Когда мужчина отрывается от нее, я вижу на нем ее кровь. Он застегивает брюки и громко объявляет:
– Замечательно! Просто замечательно.
Я смотрю на Аню. Поначалу она кажется мне мертвой, потому что она не двигается. Мужчина даже не обернулся к ней, он лезет в рюкзак за бутылкой воды. Жадно глотает. Он не видит, как Аня возвращается к жизни.
Внезапно она вскакивает на ноги. И бросается бежать.
Она несется через пески, а я прижимаю руки к стеклу, чтобы лучше видеть. «Беги, Аня! Беги. Беги!»
– Эй! – орет один из мужчин. – Вон та убежала.
Аня по-прежнему мчится. Она босиком, голая, и острые камни наверняка врезаются в ее ступни. Но впереди лишь открытая пустыня, и она движется решительно.
«Не оглядывайся. Не останавливайся! Беги…»
От выстрела у меня стынет кровь в жилах.
Аня покачнулась и упала на землю.
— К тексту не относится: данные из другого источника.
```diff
 __global__ __launch_bounds__(FD_WAVE) void k_pair_count2(fd_batch_view B, fd_hash_consts C, uint32_t *__restrict__ counts) {
-    __shared__ float s_cj[3 * FD_WAVE + 1];
+    __shared__ __attribute__((aligned(16))) float s_cj[3 * FD_WAVE];
     uint32_t w = fd_xcd_remap(blockIdx.x, B.n_work);
     if (w >= B.n_work) return;
     const uint32_t s = B.wi_struct[w];
     const uint32_t r1 = B.res_off[s + 1];
     const uint32_t i0 = B.wi_i0[w];
-    const uint32_t i = i0 + threadIdx.x;
-    const bool vi = i < r1 && B.hash_ok[i];
-    fd_v3 cai = {0.f, 0.f, 0.f};
-    if (vi) cai = fd_load3(B.ca_xyz, i);
-    const uint64_t vim = __ballot(vi);
+    const fd_partner self = fd_load_partner<false>(B, i0 + threadIdx.x, r1);
+    const bool vi = self.ok != 0;
     uint32_t cnt = 0;
-    for (uint32_t jb = i0; jb < r1; jb += FD_WAVE)
-        fd_filter_block<false>(B, C.d2_max, cai, vim, i0, jb, r1, s_cj,
-                               [&](uint32_t, uint32_t, uint64_t m0, uint64_t m1, bool) { cnt += (fd_lane_of(m0) ? 1u : 0u) + (fd_lane_of(m1) ? 1u : 0u); },
-                               [](uint32_t) {});
+    fd_count_item<false>(B, C.d2_max, self, i0, r1, s_cj, [&](uint32_t, uint32_t run) { cnt += vi ? run : 0u; });
     cnt *= 2u;
     for (int off = 32; off > 0; off >>= 1) cnt += __shfl_down(cnt, off, FD_WAVE);
     if (threadIdx.x == 0 && cnt) atomicAdd(&counts[s], cnt);
@@ -206,31 +268,26 @@
 
 __global__ __launch_bounds__(FD_WAVE) void k_pair_count_msd(fd_batch_view B, fd_hash_consts C, uint32_t *__restrict__ counts) {
     __shared__ uint32_t s_cnt[FD_WAVE];
-    __shared__ float s_cj[3 * FD_WAVE + 1];
+    __shared__ __attribute__((aligned(16))) float s_cj[3 * FD_WAVE];
     uint32_t w = fd_xcd_remap(blockIdx.x, B.n_work);
     if (w >= B.n_work) return;
     const uint32_t s = B.wi_struct[w];
     const uint32_t r1 = B.res_off[s + 1];
     const uint32_t i0 = B.wi_i0[w];
     const uint32_t lane = threadIdx.x;
-    const uint32_t i = i0 + lane;
-    const bool vi = i < r1 && B.hash_ok[i];
-    fd_v3 cai = {0.f, 0.f, 0.f};
-    uint32_t aai = 0;
-    if (vi) { cai = fd_load3(B.ca_xyz, i); aai = B.aa[i]; }
+    const fd_partner self = fd_load_partner<true>(B, i0 + lane, r1);
+    const bool vi = self.ok != 0;
+    const uint32_t aai = vi ? self.aa : 0u;
     s_cnt[lane] = 0;
     __syncthreads();
-    const uint64_t vim = __ballot(vi);
-    uint32_t c_lo = 0, c_hi = 0, run = 0;
+    uint32_t c_lo = 0, c_hi = 0;
     const uint32_t hi_i = aai >> 4;
-    for (uint32_t jb = i0; jb < r1; jb += FD_WAVE)
-        fd_filter_block<true>(B, C.d2_max, cai, vim, i0, jb, r1, s_cj,
-                              [&](uint32_t, uint32_t, uint64_t m0, uint64_t m1, bool) { run += (fd_lane_of(m0) ? 1u : 0u) + (fd_lane_of(m1) ? 1u : 0u); },
-                              [&](uint32_t t) {
-                                  if (t >= 16u) c_hi += run; else c_lo += run;
-                                  if (run) atomicAdd(&s_cnt[(t * 2u + hi_i) & (FD_WAVE - 1u)], run);
-                                  run = 0;
-                              });
+    fd_count_item<true>(B, C.d2_max, self, i0, r1, s_cj,
+                        [&](uint32_t t, uint32_t run) {
+                            run = vi ? run : 0u;
+                            if (t >= 16u) c_hi += run; else c_lo += run;
+                            if (run) atomicAdd(&s_cnt[(t * 2u + hi_i) & (FD_WAVE - 1u)], run);
+                        });
     if (c_lo) atomicAdd(&s_cnt[aai * 2u], c_lo);
     if (c_hi) atomicAdd(&s_cnt[aai * 2u + 1u], c_hi);
     __syncthreads();
```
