#pragma unroll
    for (int pass = 0; pass < C::NPASS; ++pass) {
    f32x4 Y[R][NCT];
    Op Xo[R][KSA];
#pragma unroll
    for (int r = 0; r < R; ++r) {
        f32x4 X[NCTI];
        load_tile_h<NCTI, C::HIN>(X, p.xin + ((size_t)price_alias<(OWH_PRICE_HANDOVER & 2) != 0 && C::CIN == 24>(g) * C::R + pass * R + r) * (NCTI * 4 * 64), lane);
        to_ops<NCTI, C::HIN>(X, Xo[r]);
    }
    if (pass == 0) chunk_sync();
    sprio<SPCODE, 0>();

    if constexpr (MMA) {
        Op Mx[R][NMKA];
        merge_mel_rems<KSA, R, F, NPRA>(Xo, Mx);
        conv_mel_hxm<KSA, NMKA, NCT, R, F, true, 0, NBT, WG, C::HOUT, NS, APM>(Xo, Mx, Y, ring, p.w[0], p.w[1], sbn[0], p.clampv[0], wave, lane, bad);
    } else
    conv_mel_hx<KSA, NCT, R, F, true, 0, NBT, WG, C::HOUT, false, NS, APM>(Xo, Y, ring, p.w[0], p.w[1], sbn[0], p.clampv[0], wave, lane, bad);
    if (DBG && p.dbg && active) {
#pragma unroll
        for (int r = 0; r < R; ++r) dump_tile_ht<NCT, F, C::C>(Y[r], p.dbg, p.dbg_stride, p.dbg_off[0], s_first, pass * R + r, p.S, lane, p.dbg_mul[0]);
    }
    Op Ao[R][KS], H0[KS], H1[KS];
    sprio<SPCODE, 1>();
    if constexpr (MERGE) {
        Op AoF[R][TK::KSF], H0F[TK::KSF], H1F[TK::KSF], M[R][TK::NMK];
        RemPairs rem[R + 2];
        {
            f32x4 T0[NCT], T1[NCT];
            if (HLDS) { load_tile_lds<NCT, C::HOUT>(T0, hl, lane); load_tile_lds<NCT, C::HOUT>(T1, hl + HROW, lane); }
            else { load_tile_h<NCT, C::HOUT>(T0, hb, lane); load_tile_h<NCT, C::HOUT>(T1, hb + NCT * 4 * 64, lane); }
            to_ops_time<NCT, C::HOUT>(T0, H0F, rem[0]);
            to_ops_time<NCT, C::HOUT>(T1, H1F, rem[1]);
        }
        if (HLDS) { asm volatile("s_waitcnt lgkmcnt(0)" ::: "memory"); issue_hist<2 * NCT>(hd, hl, lane); }
        if (lane_on) {
            store_tile_h<NCT, C::HOUT>(Y[R - 2], hb, lane);
            store_tile_h<NCT, C::HOUT>(Y[R - 1], hb + NCT * 4 * 64, lane);
        }
#pragma unroll
        for (int r = 0; r < R; ++r) to_ops_time<NCT, C::HOUT>(Y[r], AoF[r], rem[2 + r]);
        merge_rems<R, TK::NPR, TK::NMK>(rem, M);
        __builtin_amdgcn_sched_barrier(0);
// ... 15 lines not shown
    for (int r = 0; r < R; ++r) to_ops<NCT, C::HOUT, REM2>(Y[r], Ao[r]);
    __builtin_amdgcn_sched_barrier(0);
    conv_time_hx<KS, NCT, R, true, NCT, NBCM, WG, true, C::HOUT, PIPE, REM2, NS, APT>(H0, H1, Ao, Y, ring, p.w[1], p.w[2], sbn[1], p.clampv[1], wave, lane, bad);
    }
    if (DBG && p.dbg && active) {
#pragma unroll
        for (int r = 0; r < R; ++r) dump_tile_ht<NCT, F, C::C>(Y[r], p.dbg, p.dbg_stride, p.dbg_off[1], s_first, pass * R + r, p.S, lane, p.dbg_mul[1]);
    }
#pragma unroll
    for (int r = 0; r < R; ++r) to_ops<NCT, C::HOUT, REM2>(Y[r], Ao[r]);
    __builtin_amdgcn_sched_barrier(0);
    sprio<SPCODE, 2>();
    if constexpr (MMC) {
        Op Mc[R][NMKC];
        merge_mel_rems<KS, R, F, NPRC>(Ao, Mc);
        conv_mel_hxm<KS, NMKC, NCT, R, F, true, 2 * NCT, NBT, WG, C::HOUT, NS, APM>(Ao, Mc, Y, ring, p.w[2], p.w[3], sbn[2], p.clampv[2], wave, lane, bad);
    } else
    conv_mel_hx<KS, NCT, R, F, true, 2 * NCT, NBT, WG, C::HOUT, REM2, NS, APM>(Ao, Y, ring, p.w[2], p.w[3], sbn[2], p.clampv[2], wave, lane, bad);
    if (DBG && p.dbg && active) {
#pragma unroll
        for (int r = 0; r < R; ++r) dump_tile_ht<NCT, F, C::C>(Y[r], p.dbg, p.dbg_stride, p.dbg_off[2], s_first, pass * R + r, p.S, lane, p.dbg_mul[2]);
    }
    sprio<SPCODE, 3>();
    if constexpr (MERGE) {
        Op AoF[R][TK::KSF], H0F[TK::KSF], H1F[TK::KSF], M[R][TK::NMK];
        RemPairs rem[R + 2];
        {
            f32x4 T0[NCT], T1[NCT];
            if (HLDS) { load_tile_lds<NCT, C::HOUT>(T0, hl, lane); load_tile_lds<NCT, C::HOUT>(T1, hl + HROW, lane); }
            else { load_tile_h<NCT, C::HOUT>(T0, hd, lane); load_tile_h<NCT, C::HOUT>(T1, hd + NCT * 4 * 64, lane); }
            to_ops_time<NCT, C::HOUT>(T0, H0F, rem[0]);
            to_ops_time<NCT, C::HOUT>(T1, H1F, rem[1]);
        }
        if (lane_on) {
            store_tile_h<NCT, C::HOUT>(Y[R - 2], hd, lane);
            store_tile_h<NCT, C::HOUT>(Y[R - 1], hd + NCT * 4 * 64, lane);
        }
#pragma unroll
        for (int r = 0; r < R; ++r) to_ops_time<NCT, C::HOUT>(Y[r], AoF[r], rem[2 + r]);
        merge_rems<R, TK::NPR, TK::NMK>(rem, M);
        __builtin_amdgcn_sched_barrier(0);
        conv_time_hxm<TK::KSF, TK::NMK, NCT, R, true, 3 * NCT, (C::NPASS > 1 ? NBAM : 0), WG, C::HOUT, NS, APT>(H0F, H1F, AoF, M, Y, ring, p.w[3], p.w[0], sbn[3], p.clampv[3], wave, lane, bad);
    } else {
    {
        f32x4 T0[NCT], T1[NCT];
        if (HLDS) { load_tile_lds<NCT, C::HOUT>(T0, hl, lane); load_tile_lds<NCT, C::HOUT>(T1, hl + HROW, lane); }
        else { load_tile_h<NCT, C::HOUT>(T0, hd, lane); load_tile_h<NCT, C::HOUT>(T1, hd + NCT * 4 * 64, lane); }
        to_ops<NCT, C::HOUT, REM2>(T0, H0);
        to_ops<NCT, C::HOUT, REM2>(T1, H1);
    }
    if (lane_on) {
        store_tile_h<NCT, C::HOUT>(Y[R - 2], hd, lane);
        store_tile_h<NCT, C::HOUT>(Y[R - 1], hd + NCT * 4 * 64, lane);
    }
#pragma unroll
    for (int r = 0; r < R; ++r) to_ops<NCT, C::HOUT, REM2>(Y[r], Ao[r]);
    __builtin_amdgcn_sched_barrier(0);
    conv_time_hx<KS, NCT, R, true, 3 * NCT, (LAST ? NB : (C::NPASS > 1 ? NBAM : 0)), WG, true, C::HOUT, PIPE, REM2, NS, APT>(H0, H1, Ao, Y, ring, p.w[3], LAST ? p.w19 : p.w[0], sbn[3], p.clampv[3], wave, lane, bad);
    }
    if (DBG && p.dbg && active) {
#pragma unroll
        for (int r = 0; r < R; ++r) dump_tile_ht<NCT, F, C::C>(Y[r], p.dbg, p.dbg_stride, p.dbg_off[3], s_first, pass * R + r, p.S, lane, p.dbg_mul[3]);
    }

    sprio<SPCODE, -1>();
    if (!LAST && lane_on) {
        constexpr int FO = C::FO, RO = C::RO;
        constexpr int SPTN = 16 / FO;
        const int pos = lane & 15, j = lane >> 4;
        const int sp = tile_stream<F>(pos), f = tile_mel<F>(pos);
        const int s = g * C::SPT + sp;
        const int gn = s / SPTN, spn = s % SPTN;
        const int posn = tile_pos<FO>(spn, f / 2);
        constexpr int SH = kInterleave ? C::SPT : 1;
#pragma unroll
        for (int ro = 0; ro < R / C::PT; ++ro) {
            float pm[NCT][4];
#pragma unroll
            for (int ct = 0; ct < NCT; ++ct)
#pragma unroll
                for (int e = 0; e < 4; ++e) {
                    if (C::HOUT && ct == NCT - 1 && e >= 2) { pm[ct][e] = 0.f; continue; }
                    float m = Y[ro * C::PT][ct][e];
                    if (C::PT == 2) m = fmax_nc(m, Y[ro * C::PT + 1][ct][e]);
                    pm[ct][e] = fmax_nc(m, dpp_shl_zero<SH>(m)) * p.xmul;
                }
            if ((f & 1) == 0) {
                float* xo = p.xout + ((size_t)(gn * RO + pass * (R / C::PT) + ro) * (NCT * 4)) * 64 + j * 16 + posn;
#pragma unroll
                for (int ct = 0; ct < NCT; ++ct)
#pragma unroll
                    for (int e = 0; e < 4; ++e)
                        if (!(C::HOUT && ct == NCT - 1 && e >= 2)) xo[(ct * 4 + e) * 64] = pm[ct][e];
            }
        }
    }
    if (LAST) {
        static_assert(!LAST || (C::RO == 1 && C::FO == 1 && NCT == 6), "last stage pools to one position, 96 channels");
        const int pos = lane & 15, j = lane >> 4;
        f32x4 Pl[NCT];
        const int src = (j * 16 + tile_pos<F>(pos & 7, 0)) * 4;
        constexpr int SH = kInterleave ? C::SPT : 1;
#pragma unroll
        for (int ct = 0; ct < NCT; ++ct)
#pragma unroll
            for (int e = 0; e < 4; ++e) {
                float m = fmax_nc(Y[0][ct][e], Y[1][ct][e]);
                m = fmax_nc(m, dpp_shl_zero<SH>(m)) * p.xmul;
                Pl[ct][e] = __builtin_bit_cast(float, __builtin_amdgcn_ds_bpermute(src, __builtin_bit_cast(int, m)));
            }
        float* h19 = p.hist19 + (size_t)g * (2 * NCT * 4 * 64);
        f32x4 T0[NCT], T1[NCT];
        Op H0[KS], H1[KS];
        load_tile<NCT>(T0, h19, lane);
        load_tile<NCT>(T1, h19 + NCT * 4 * 64, lane);
        to_ops<NCT>(T0, H0);
        to_ops<NCT>(T1, H1);
        Op Po[1][KS];
        to_ops<NCT>(Pl, Po[0]);
        f32x4 E[1][NCT];
        conv_time_hx<KS, NCT, 1, false, 4 * NCT, 0, WG, false, false, OWH_PIPE != 0, false, NS>(H0, H1, Po, E, ring, p.w19, nullptr, nullptr, 0.f, wave, lane, bad);
        const bool on19 = active && (p.stream_on == nullptr || p.stream_on[min(s_first + (pos & 7), p.S - 1)] != 0);
        if (on19) {
            store_tile<NCT>(T1, h19, lane);
            store_tile<NCT>(Pl, h19 + NCT * 4 * 64, lane);
        }
        const int s = s_first + pos;
        if (on19 && pos < C::SPT && s < p.S) {
            const uint32_t slot = p.nfeat[s] % (uint32_t)p.TR;
#pragma unroll
            for (int ct = 0; ct < NCT; ++ct) {
                const f32x4 ev = E[0][ct] * p.emb_mul;
                *reinterpret_cast<f32x4*>(p.feat + ((size_t)s * p.TR + slot) * 96 + ct * 16 + 4 * j) = ev;
                *reinterpret_cast<f32x4*>(p.emb + (size_t)s * 96 + ct * 16 + 4 * j) = ev;
                if (DBG && p.dbg) *reinterpret_cast<f32x4*>(p.dbg + (size_t)s * p.dbg_stride + p.dbg_off[4] + ct * 16 + 4 * j) = ev;
            }
        }
    }
    }
    if (!LAST && C::NPASS > 1) asm volatile("s_waitcnt vmcnt(0)" ::: "memory");
    raise_range_flag(bad, p.range_flag, s_first, C::SPT);
}
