template <class P, int VT>
static int build_acc_panel(Matrix *m, AccPanel *ap, const int32_t *rows, const int64_t *lens, int32_t n, int64_t nnz_rows,
                           hipStream_t s, int32_t wg_want = 0, bool allow_fix56 = true)
{
    ap->fix56 = false;
    ap->fx_g = 0;
    const P *rp = (const P *)m->d_rowptrs;
    const int32_t nb = (int32_t)ceil_div(m->ncols > 0 ? m->ncols : 1, ACC_CB);
    PlanTrace tr;
    const int64_t pairs = (int64_t)n * nb;
    CSRK_TRY(ap->row_list.alloc((size_t)n * 4));
    CSRK_TRY(stage_h2d(ap->row_list.p, rows, (size_t)n * 4, s));
    DevBuf off, bends, pstart, d_trow, d_tpiece;
    CSRK_TRY(off.alloc((size_t)(pairs + 1) * 8));
    std::vector<int32_t> trow, tpiece;
    for (int32_t c = 0; c < n; c++)
        for (int64_t pc = 0; pc * ACC_PIECE < lens[c]; pc++) {
            trow.push_back(c);
            tpiece.push_back((int32_t)pc);
        }
    const int64_t n_tasks = (int64_t)trow.size();
    CSRK_TRY(pstart.alloc((size_t)(pairs + n) * 4));
    CSRK_TRY(d_trow.alloc((size_t)(n_tasks ? n_tasks : 1) * 4));
    CSRK_TRY(d_tpiece.alloc((size_t)(n_tasks ? n_tasks : 1) * 4));
    CSRK_TRY(stage_h2d(d_trow.p, trow.data(), (size_t)n_tasks * 4, s));
    CSRK_TRY(stage_h2d(d_tpiece.p, tpiece.data(), (size_t)n_tasks * 4, s));
    acc_pairstart_kernel<P><<<(unsigned)(ceil_div(ceil_div(n_tasks * WAVE, 256), 8) * 8), 256, 0, s>>>(
        rp, m->d_colinds, ap->row_list.as<int32_t>(), n, nb, ACC_CB, d_trow.as<int32_t>(), d_tpiece.as<int32_t>(), n_tasks,
// ... 14 lines not shown
    CSRK_TRY(stage_d2h(be.data(), bends.p, (size_t)(nb + 1) * 8, s));
    CSRK_HIP(hipStreamSynchronize(s));
    t0[0] = 0;
    for (int32_t b = 0; b < nb; b++) t0[b + 1] = t0[b] + ceil_div(be[b + 1] - be[b], ACC_TILE);
    const int64_t n_tiles = t0[nb];
    CSRK_TRY(stage_h2d(bends.p, t0.data(), (size_t)(nb + 1) * 8, s));
    tr.lap("  tier 0: counts, gaps, scan");
    int cus = 0;
    CSRK_HIP(hipDeviceGetAttribute(&cus, hipDeviceAttributeMultiprocessorCount, m->device));
    int64_t n_wg = wg_want > 0 ? wg_want : cus > 0 ? cus : 256;
    if (n_wg > n_tiles) n_wg = n_tiles;
    if (n_wg < 1) n_wg = 1;
    std::vector<int64_t> wg_t0((size_t)n_wg + 1);
    int64_t share_max = 0;
    for (int64_t w = 0; w <= n_wg; w++) wg_t0[(size_t)w] = n_tiles * w / n_wg;
    for (int64_t w = 0; w < n_wg; w++) share_max = std::max(share_max, wg_t0[(size_t)w + 1] - wg_t0[(size_t)w]);
    const int64_t n_phys = share_max * n_wg;
    DevBuf d_wg_t0;
    CSRK_TRY(d_wg_t0.alloc((size_t)(n_wg + 1) * 8));
    CSRK_TRY(stage_h2d(d_wg_t0.p, wg_t0.data(), (size_t)(n_wg + 1) * 8, s));
    ap->f32 = VT == CSRK_VAL_F32;
    DevBuf fx;
    CSRK_TRY(fx.alloc(16));
    if (VT == CSRK_VAL_F64 && n > 0 && allow_fix56) {
        const char *env = getenv("CSRK_SPMV_FIX56");
        if (!(env && env[0] == '0')) {
            int32_t h[4] = {0, INT32_MAX, INT32_MIN, 0};
            CSRK_TRY(stage_h2d(fx.p, h, sizeof h, s));
            acc_range_kernel<P><<<dim3((unsigned)n, 16), 256, 0, s>>>(rp, (const double *)m->d_values, ap->row_list.as<int32_t>(),
                                                                     fx.as<int32_t>());
            CSRK_LAUNCH_CHECK();
            CSRK_TRY(stage_d2h(h, fx.p, sizeof h, s));
            CSRK_HIP(hipStreamSynchronize(s));
            fix56::Range r;
            r.bad = h[0];
            r.lo = h[1];
            r.hi = h[2];
            ap->fix56 = fix56::packable(r, ap->fx_g);
            tr.lap("  tier 0: value grid test");
        }
    }
    CSRK_TRY(ap->idx.alloc((size_t)n_phys * ACC_TILE * 2));
    CSRK_TRY(ap->tile_row0.alloc((size_t)(n_tiles ? n_tiles : 1) * 4));
    const int32_t fill_waves = (int32_t)ceil_div(n, WAVE);
#define ACC_FILL(SV, VERIFY)                                                                                           \
    do {                                                                                                               \
        acc_fill_kernel<P, VT, SV, VERIFY><<<(unsigned)ceil_div((int64_t)nb * fill_waves * WAVE, 256), 256, 0, s>>>(   \
            rp, m->d_colinds, m->d_values, ap->row_list.as<int32_t>(), n, nb, ACC_CB, off.as<int64_t>(),               \
            bends.as<int64_t>(), pstart.as<int32_t>(), gap.as<int32_t>(), ap->vals.as<SV>(), ap->idx.as<uint16_t>(),   \
            ap->tile_row0.as<int32_t>(), d_wg_t0.as<int64_t>(), (int32_t)n_wg, fill_waves, ap->fx_g,                   \
            fx.as<int32_t>() + 3);                                                                                     \
        CSRK_LAUNCH_CHECK();                                                                                           \
        acc_pad_kernel<SV, VERIFY><<<(unsigned)nb, 256, 0, s>>>(off.as<int64_t>(), n, nb, bends.as<int64_t>(),         \
                                                                ap->vals.as<SV>(), ap->idx.as<uint16_t>(),             \
                                                                d_wg_t0.as<int64_t>(), (int32_t)n_wg, ap->fx_g,        \
                                                                fx.as<int32_t>() + 3);                                 \
        CSRK_LAUNCH_CHECK();                                                                                           \
    } while (0)
    if (ap->fix56) {
        CSRK_TRY(ap->vals.alloc((size_t)n_phys * fix56::TILE_BYTES));
        ACC_FILL(fix56::Packed, false);
        tr.lap("  tier 0: fill (fix56)");
        int32_t mismatch = 1;
        ACC_FILL(fix56::Packed, true);
        CSRK_TRY(stage_d2h(&mismatch, fx.as<int32_t>() + 3, 4, s));
        CSRK_HIP(hipStreamSynchronize(s));
        tr.lap("  tier 0: verify (fix56)");
        if (mismatch) {
            ap->fix56 = false;
            ap->fx_g = 0;
        }
    }
    if (!ap->fix56) {
        CSRK_TRY(ap->vals.alloc((size_t)n_phys * ACC_TILE * (ap->f32 ? 4 : 8)));
        if (ap->f32) ACC_FILL(float, false);
        else ACC_FILL(double, false);
        tr.lap("  tier 0: fill");
    }
#undef ACC_FILL
    std::vector<AccSeg> segs;
    std::vector<int32_t> wg_seg((size_t)n_wg + 1);
    int32_t b = 0;
    for (int64_t w = 0; w < n_wg; w++) {
        wg_seg[(size_t)w] = (int32_t)segs.size();
        int64_t t = wg_t0[(size_t)w];
        const int64_t t_end = wg_t0[(size_t)w + 1];
        while (t < t_end) {
            while (t0[b + 1] <= t) b++;
            int64_t e = t_end < t0[b + 1] ? t_end : t0[b + 1];
            if (e - t > ACC_SEG_TILES) e = t + ACC_SEG_TILES;
            AccSeg sg;
            sg.tile0 = t;
// ... 3 lines not shown
            segs.push_back(sg);
            t = e;
        }
    }
    wg_seg[(size_t)n_wg] = (int32_t)segs.size();
    CSRK_TRY(ap->segs.alloc(segs.size() * sizeof(AccSeg)));
    CSRK_TRY(ap->wg_seg.alloc(wg_seg.size() * 4));
    CSRK_TRY(stage_h2d(ap->segs.p, segs.data(), segs.size() * sizeof(AccSeg), s));
    CSRK_TRY(stage_h2d(ap->wg_seg.p, wg_seg.data(), wg_seg.size() * 4, s));
    CSRK_TRY(ap->partial.alloc((size_t)n_wg * n * 8));
    CSRK_TRY(ap->z.alloc((size_t)n * 8));
    ap->lds = (size_t)(ACC_CB + 2) * 8 + (size_t)((n + 1) & ~1) * 8 + (size_t)ACC_SEG_TILES * 12;
    CSRK_TRY(spmv_kernel_attributes());
    CSRK_HIP(hipStreamSynchronize(s));
    ap->nrow = n;
    ap->nb = nb;
    ap->n_wg = (int32_t)n_wg;
    ap->tiles = n_tiles;
    ap->nnz = nnz_rows;
    ap->n_segs = (int64_t)segs.size();
    if (tr.on)
        fprintf(stderr, "[csrk plan]   tier 0 group: rows %d entries %lld workgroups %lld tiles %lld, %.1f per segment%s\n", n,
                (long long)nnz_rows, (long long)n_wg, (long long)n_tiles, segs.empty() ? 0.0 : (double)n_tiles / (double)segs.size(),
                ap->fix56 ? " (fix56)" : "");
    tr.lap("  tier 0: segments");
    return CSRK_OK;
}

static int acc_groups_knob()
{
    const char *e = getenv("CSRK_ACC_GROUPS");
    const int g = e ? atoi(e) : ACC_GROUPS_DEFAULT;
    return g < 1 ? 1 : g > accgroups::MAX_GROUPS ? accgroups::MAX_GROUPS : g;
}
static int32_t acc_group_rows_knob()
{
    const char *e = getenv("CSRK_ACC_GROUP_ROWS");
    const int r = e ? atoi(e) : ACC_MAXROWS;
    return r < 1 || r > ACC_MAXROWS ? ACC_MAXROWS : r;
}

Но она не собирается сдаваться. Она пытается подняться, шатаясь, словно пьяная, делает несколько шагов, потом падает на колени. Теперь она передвигается ползком, каждый сантиметр для нее – это борьба, победа. Она приподнимается, будто пытается ухватиться за руку невидимого для нас спасителя.
Раздается второй выстрел.
На этот раз Аня падает и уже больше не поднимается.
Водитель фургона затыкает пистолет за пояс и смотрит на девушек. Они плачут, съежившись и с ужасом глядя туда, где лежит тело Ани.
– Это издержки, – говорит мужчина, который насиловал Аню.
– Гнаться за ними слишком много возни, – соглашается водитель. – Можете выбирать из шести оставшихся.
Товар проверен, теперь мужчины начинают торговаться. Договорившись, они делят нас, как стадо. По три девушки в каждый фургон. Я не слышу, какую цену за нас заплатили; знаю только то, что я – товар, купленный по дешевке, довесок к основной сделке.
Когда мы отъезжаем, я оглядываюсь назад, туда, где осталось тело Ани. Ее даже не потрудились похоронить; она лежит, открытая солнцу и ветрам, и голодные стервятники уже кружат над ней. Пройдет несколько недель, и от нее не останется и следа. Она исчезнет – так же, как исчезну я в этой стране, где никто не знает моего имени. В Америке.
Мы выезжаем на автостраду. Я вижу указатель: «US 94».